**** Available data ****

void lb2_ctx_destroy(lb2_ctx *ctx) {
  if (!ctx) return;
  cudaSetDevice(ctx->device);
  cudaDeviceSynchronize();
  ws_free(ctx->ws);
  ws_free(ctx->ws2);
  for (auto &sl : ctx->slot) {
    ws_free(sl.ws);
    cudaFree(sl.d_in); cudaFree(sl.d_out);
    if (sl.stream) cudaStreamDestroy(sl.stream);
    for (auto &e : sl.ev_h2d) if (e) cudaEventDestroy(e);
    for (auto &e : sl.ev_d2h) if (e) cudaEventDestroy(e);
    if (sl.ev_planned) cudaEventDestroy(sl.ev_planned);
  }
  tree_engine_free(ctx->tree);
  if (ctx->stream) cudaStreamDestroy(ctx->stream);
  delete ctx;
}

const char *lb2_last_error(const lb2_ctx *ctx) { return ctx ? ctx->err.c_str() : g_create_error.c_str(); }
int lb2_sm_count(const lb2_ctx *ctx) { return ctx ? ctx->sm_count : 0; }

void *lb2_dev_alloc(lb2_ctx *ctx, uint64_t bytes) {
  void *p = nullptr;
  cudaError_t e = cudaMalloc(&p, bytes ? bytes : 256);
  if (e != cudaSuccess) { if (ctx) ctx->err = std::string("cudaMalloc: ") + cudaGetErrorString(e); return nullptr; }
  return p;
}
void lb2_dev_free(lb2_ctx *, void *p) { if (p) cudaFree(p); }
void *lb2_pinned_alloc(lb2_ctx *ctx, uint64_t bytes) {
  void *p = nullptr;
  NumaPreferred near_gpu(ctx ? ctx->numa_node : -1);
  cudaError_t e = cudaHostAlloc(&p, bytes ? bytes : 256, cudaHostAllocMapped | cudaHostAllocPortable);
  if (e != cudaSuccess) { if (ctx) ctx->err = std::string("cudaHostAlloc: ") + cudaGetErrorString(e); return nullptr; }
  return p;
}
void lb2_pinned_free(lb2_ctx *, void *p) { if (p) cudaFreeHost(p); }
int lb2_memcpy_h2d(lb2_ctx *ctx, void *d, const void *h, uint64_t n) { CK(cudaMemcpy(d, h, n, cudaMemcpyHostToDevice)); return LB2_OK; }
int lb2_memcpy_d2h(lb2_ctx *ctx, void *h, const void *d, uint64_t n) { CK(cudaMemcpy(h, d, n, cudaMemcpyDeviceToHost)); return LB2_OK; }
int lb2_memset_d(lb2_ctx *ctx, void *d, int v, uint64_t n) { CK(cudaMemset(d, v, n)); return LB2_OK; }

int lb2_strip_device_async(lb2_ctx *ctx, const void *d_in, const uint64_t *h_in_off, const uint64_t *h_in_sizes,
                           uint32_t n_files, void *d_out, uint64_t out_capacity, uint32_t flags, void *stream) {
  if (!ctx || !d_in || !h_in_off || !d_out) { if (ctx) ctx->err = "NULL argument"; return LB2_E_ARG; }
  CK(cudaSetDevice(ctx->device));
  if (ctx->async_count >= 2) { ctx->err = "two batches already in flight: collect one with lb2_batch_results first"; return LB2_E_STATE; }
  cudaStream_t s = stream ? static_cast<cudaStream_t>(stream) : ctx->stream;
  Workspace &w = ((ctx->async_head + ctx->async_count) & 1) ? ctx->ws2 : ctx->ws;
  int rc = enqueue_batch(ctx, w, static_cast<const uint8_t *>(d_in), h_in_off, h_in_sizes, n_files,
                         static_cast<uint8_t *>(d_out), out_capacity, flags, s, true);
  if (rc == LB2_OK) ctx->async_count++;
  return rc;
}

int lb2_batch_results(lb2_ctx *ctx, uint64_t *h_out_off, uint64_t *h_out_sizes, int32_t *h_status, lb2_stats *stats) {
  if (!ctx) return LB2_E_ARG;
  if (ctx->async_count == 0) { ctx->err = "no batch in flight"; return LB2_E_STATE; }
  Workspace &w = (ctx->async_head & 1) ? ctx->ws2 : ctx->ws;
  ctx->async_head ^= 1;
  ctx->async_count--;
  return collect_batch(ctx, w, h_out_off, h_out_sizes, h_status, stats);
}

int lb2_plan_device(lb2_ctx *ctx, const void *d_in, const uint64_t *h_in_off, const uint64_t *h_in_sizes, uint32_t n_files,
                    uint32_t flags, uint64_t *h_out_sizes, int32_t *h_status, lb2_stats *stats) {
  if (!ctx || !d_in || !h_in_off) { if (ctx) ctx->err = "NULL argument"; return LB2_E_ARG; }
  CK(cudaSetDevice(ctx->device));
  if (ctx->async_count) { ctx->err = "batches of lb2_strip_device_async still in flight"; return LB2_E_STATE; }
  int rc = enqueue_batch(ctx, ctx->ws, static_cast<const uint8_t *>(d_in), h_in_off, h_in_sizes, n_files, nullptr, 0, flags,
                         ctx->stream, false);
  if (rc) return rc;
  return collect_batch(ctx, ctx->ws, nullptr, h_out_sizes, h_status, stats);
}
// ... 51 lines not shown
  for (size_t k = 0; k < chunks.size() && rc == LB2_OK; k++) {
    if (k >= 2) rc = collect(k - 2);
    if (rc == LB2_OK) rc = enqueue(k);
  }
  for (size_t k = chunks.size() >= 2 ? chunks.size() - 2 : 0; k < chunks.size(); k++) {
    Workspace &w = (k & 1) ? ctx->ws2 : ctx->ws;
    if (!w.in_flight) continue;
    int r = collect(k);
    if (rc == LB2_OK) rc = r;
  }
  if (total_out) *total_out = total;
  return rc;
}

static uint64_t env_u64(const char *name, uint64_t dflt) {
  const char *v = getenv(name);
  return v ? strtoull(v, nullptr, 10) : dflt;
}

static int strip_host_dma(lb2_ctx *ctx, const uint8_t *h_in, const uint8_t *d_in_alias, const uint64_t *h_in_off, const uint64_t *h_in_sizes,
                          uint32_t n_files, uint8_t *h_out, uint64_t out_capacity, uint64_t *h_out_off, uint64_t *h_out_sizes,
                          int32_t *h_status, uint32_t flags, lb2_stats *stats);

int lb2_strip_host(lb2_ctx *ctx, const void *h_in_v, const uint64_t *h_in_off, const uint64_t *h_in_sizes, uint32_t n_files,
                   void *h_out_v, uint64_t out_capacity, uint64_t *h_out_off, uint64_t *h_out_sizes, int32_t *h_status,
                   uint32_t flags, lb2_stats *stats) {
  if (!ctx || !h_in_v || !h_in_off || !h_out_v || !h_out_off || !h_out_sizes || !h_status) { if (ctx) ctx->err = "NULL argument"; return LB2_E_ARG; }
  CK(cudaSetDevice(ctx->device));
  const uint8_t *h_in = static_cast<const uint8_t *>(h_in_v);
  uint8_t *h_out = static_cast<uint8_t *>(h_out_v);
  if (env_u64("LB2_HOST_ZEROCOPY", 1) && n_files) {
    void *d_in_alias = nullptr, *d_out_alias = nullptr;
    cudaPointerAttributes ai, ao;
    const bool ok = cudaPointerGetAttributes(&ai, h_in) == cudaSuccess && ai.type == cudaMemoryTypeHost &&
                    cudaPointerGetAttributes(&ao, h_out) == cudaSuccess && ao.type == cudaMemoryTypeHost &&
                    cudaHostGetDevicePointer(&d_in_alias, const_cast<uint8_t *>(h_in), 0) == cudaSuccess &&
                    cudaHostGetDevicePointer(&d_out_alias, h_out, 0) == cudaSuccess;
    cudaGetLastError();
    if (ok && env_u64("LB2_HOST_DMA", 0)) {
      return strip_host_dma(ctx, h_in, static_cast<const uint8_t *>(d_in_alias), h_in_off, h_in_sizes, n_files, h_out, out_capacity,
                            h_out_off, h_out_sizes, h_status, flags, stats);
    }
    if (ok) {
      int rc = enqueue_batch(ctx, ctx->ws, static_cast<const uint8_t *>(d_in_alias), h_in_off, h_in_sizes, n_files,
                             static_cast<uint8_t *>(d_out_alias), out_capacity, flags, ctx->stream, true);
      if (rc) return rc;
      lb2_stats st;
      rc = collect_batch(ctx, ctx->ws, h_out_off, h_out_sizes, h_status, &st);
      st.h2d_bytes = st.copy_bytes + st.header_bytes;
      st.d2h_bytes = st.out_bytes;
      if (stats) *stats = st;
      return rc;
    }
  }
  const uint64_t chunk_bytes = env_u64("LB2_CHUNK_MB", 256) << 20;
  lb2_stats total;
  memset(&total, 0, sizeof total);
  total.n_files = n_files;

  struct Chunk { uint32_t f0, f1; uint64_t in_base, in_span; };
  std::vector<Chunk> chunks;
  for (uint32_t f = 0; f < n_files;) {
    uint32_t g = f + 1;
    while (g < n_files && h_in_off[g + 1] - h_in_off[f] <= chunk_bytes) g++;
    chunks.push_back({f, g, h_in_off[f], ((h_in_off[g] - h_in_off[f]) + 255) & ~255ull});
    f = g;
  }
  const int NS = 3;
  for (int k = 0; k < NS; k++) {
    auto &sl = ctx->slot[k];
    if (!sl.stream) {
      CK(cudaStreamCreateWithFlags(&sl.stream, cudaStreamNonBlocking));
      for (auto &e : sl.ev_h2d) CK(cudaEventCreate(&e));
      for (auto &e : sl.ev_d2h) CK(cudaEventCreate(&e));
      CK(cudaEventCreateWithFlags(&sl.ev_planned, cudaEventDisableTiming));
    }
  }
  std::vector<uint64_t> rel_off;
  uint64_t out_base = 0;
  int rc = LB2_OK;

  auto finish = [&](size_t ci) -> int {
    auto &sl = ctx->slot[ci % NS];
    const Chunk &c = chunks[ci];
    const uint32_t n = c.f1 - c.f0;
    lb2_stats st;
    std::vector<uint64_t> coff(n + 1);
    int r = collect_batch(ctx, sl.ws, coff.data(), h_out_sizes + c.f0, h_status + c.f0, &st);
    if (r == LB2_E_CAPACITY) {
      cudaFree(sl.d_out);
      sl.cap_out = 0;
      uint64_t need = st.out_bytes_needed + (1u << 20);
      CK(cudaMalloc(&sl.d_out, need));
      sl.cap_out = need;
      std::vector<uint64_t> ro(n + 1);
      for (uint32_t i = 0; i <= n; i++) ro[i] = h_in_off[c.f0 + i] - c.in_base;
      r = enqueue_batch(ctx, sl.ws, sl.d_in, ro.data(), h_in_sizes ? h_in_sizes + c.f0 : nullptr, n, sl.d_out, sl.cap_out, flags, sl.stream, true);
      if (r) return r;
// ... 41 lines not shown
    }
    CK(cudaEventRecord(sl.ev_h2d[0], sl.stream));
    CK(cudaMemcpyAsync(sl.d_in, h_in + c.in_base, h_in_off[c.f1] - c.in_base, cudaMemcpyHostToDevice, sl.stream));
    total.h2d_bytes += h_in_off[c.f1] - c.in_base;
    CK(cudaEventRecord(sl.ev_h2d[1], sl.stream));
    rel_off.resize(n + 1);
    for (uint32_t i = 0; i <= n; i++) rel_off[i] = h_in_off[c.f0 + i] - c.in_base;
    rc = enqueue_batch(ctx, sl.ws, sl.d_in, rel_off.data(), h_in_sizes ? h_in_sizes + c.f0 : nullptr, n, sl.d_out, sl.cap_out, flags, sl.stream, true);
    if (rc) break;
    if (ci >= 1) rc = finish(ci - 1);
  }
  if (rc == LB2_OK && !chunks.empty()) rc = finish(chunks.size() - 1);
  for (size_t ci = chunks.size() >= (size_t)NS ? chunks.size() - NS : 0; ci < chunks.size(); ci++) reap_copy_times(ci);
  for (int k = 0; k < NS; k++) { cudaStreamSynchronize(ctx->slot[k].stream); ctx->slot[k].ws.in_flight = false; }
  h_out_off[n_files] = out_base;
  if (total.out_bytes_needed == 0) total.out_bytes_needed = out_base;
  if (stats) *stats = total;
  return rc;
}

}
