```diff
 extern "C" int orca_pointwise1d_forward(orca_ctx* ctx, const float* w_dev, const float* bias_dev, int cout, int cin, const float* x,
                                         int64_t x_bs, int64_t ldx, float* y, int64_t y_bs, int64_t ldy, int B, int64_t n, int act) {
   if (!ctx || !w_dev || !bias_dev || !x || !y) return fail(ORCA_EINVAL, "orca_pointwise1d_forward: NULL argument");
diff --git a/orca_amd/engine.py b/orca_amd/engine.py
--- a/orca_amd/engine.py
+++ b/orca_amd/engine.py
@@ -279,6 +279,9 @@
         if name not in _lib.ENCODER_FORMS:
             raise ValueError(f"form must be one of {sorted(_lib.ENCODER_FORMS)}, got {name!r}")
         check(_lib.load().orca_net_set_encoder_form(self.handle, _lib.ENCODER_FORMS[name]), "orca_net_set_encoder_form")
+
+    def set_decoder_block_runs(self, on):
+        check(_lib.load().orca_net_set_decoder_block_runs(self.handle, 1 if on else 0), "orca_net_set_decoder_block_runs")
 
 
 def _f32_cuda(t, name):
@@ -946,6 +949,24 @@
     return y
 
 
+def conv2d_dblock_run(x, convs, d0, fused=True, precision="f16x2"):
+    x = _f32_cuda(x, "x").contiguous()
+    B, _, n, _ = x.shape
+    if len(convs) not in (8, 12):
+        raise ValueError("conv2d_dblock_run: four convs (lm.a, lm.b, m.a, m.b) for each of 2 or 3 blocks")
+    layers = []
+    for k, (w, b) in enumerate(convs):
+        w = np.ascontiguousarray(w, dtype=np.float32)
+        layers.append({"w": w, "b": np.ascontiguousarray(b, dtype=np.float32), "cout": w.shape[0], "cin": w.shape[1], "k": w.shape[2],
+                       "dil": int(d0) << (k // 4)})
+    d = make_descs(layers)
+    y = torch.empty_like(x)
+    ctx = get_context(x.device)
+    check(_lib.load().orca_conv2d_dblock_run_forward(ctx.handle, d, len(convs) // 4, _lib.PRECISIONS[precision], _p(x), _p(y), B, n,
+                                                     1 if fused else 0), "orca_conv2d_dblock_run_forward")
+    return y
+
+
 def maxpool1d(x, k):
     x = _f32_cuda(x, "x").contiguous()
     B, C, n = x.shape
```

****

Goal of the exercise: Give back precisely the lines above that start at the line containing "static uint64_t env_u64(const" and end at the line containing "int32_t *h_status, uint32_t", inclusive. No other lines belong in the output.

Result below:
static uint64_t env_u64(const char *name, uint64_t dflt) {
  const char *v = getenv(name);
  return v ? strtoull(v, nullptr, 10) : dflt;
}

static int strip_host_dma(lb2_ctx *ctx, const uint8_t *h_in, const uint8_t *d_in_alias, const uint64_t *h_in_off, const uint64_t *h_in_sizes,
                          uint32_t n_files, uint8_t *h_out, uint64_t out_capacity, uint64_t *h_out_off, uint64_t *h_out_sizes,
                          int32_t *h_status, uint32_t flags, lb2_stats *stats);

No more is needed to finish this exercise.